What to do
Filter the material below down to the lines containing the word "issued".
###
+    def claim_best(self, J, actions, first_global_index=0):
+        call, self._best_call = self._best_call, None
+        ha = int(actions[0].numel())
+        ticket = C.c_ulonglong(0)
+        if (call is not None and J.dtype == torch.float64 and J.is_contiguous() and actions.is_contiguous()
+                and J.data_ptr() == call[0].data_ptr() and J._version == call[1] and J.numel() == actions.shape[0]
+                and actions.data_ptr() == call[2].data_ptr() and actions._version == call[3]
+                and actions.shape == call[2].shape):
+            self._check(self.lib.gpmpc_best_claim(self._h, J.data_ptr(), J.numel(), int(first_global_index), actions.data_ptr(), ha,
+                                                  self._stream(), C.byref(ticket)))
+        if ticket.value:
+            return int(ticket.value)
+        self._check(self.lib.gpmpc_best_arm(self._h, int(first_global_index), ha, self._stream()))
+        return 0
+
+    def best_wait(self, ticket, host_out):
+        if host_out.device.type != "cpu" or host_out.dtype != torch.float64 or not host_out.is_contiguous():
+            raise ValueError("host_out must be a contiguous float64 host tensor of 2 + H*A elements")
+        self._check(self.lib.gpmpc_best_wait(self._h, int(ticket), host_out.numel() - 2, host_out.data_ptr()))
+        return host_out
+
+    def best_peek(self, ticket, ha):
+        dev = torch.empty(2 + ha, dtype=torch.float64)
+        host = torch.empty(2 + ha, dtype=torch.float64)
+        self._check(self.lib.gpmpc_best_peek(self._h, int(ticket), int(ha), dev.data_ptr(), host.data_ptr()))
+        return dev, host
+
+    def best_armed(self):
+        armed, first, issued = C.c_int(0), C.c_longlong(0), C.c_ulonglong(0)
+        self._check(self.lib.gpmpc_best_armed(self._h, C.byref(armed), C.byref(first), C.byref(issued)))
+        return bool(armed.value), int(first.value), int(issued.value)
+
+    def best_disarm(self):
+        self._best_call = None
+        self._check(self.lib.gpmpc_best_disarm(self._h))
+
     def argmin(self, J, first_global_index=0):
         J = self._dev(J)
         bj = C.c_double()
diff --git a/data-efficient-reinforcement-learning-with-probabilistic-model-predictive-control_amd/sharding.py b/data-efficient-reinforcement-learning-with-probabilistic-model-predictive-control_amd/sharding.py
--- a/data-efficient-reinforcement-learning-with-probabilistic-model-predictive-control_amd/sharding.py
+++ b/data-efficient-reinforcement-learning-with-probabilistic-model-predictive-control_amd/sharding.py
@@ -153,10 +153,11 @@
 
 class PendingBest:
 
-    def __init__(self, host, event, world, H, A, record=None, exchange_group=None):
+    def __init__(self, host, event, world, H, A, record=None, exchange_group=None, claim=None):
         self.host, self.event, self.world, self.H, self.A = host, event, world, H, A
         self.record = record
         self.exchange_group = exchange_group
+        self.claim = claim
         self._result = None
         self._flat = None
         self.host_seconds = None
###
Written response
+        armed, first, issued = C.c_int(0), C.c_longlong(0), C.c_ulonglong(0)
+        self._check(self.lib.gpmpc_best_armed(self._h, C.byref(armed), C.byref(first), C.byref(issued)))
+        return bool(armed.value), int(first.value), int(issued.value)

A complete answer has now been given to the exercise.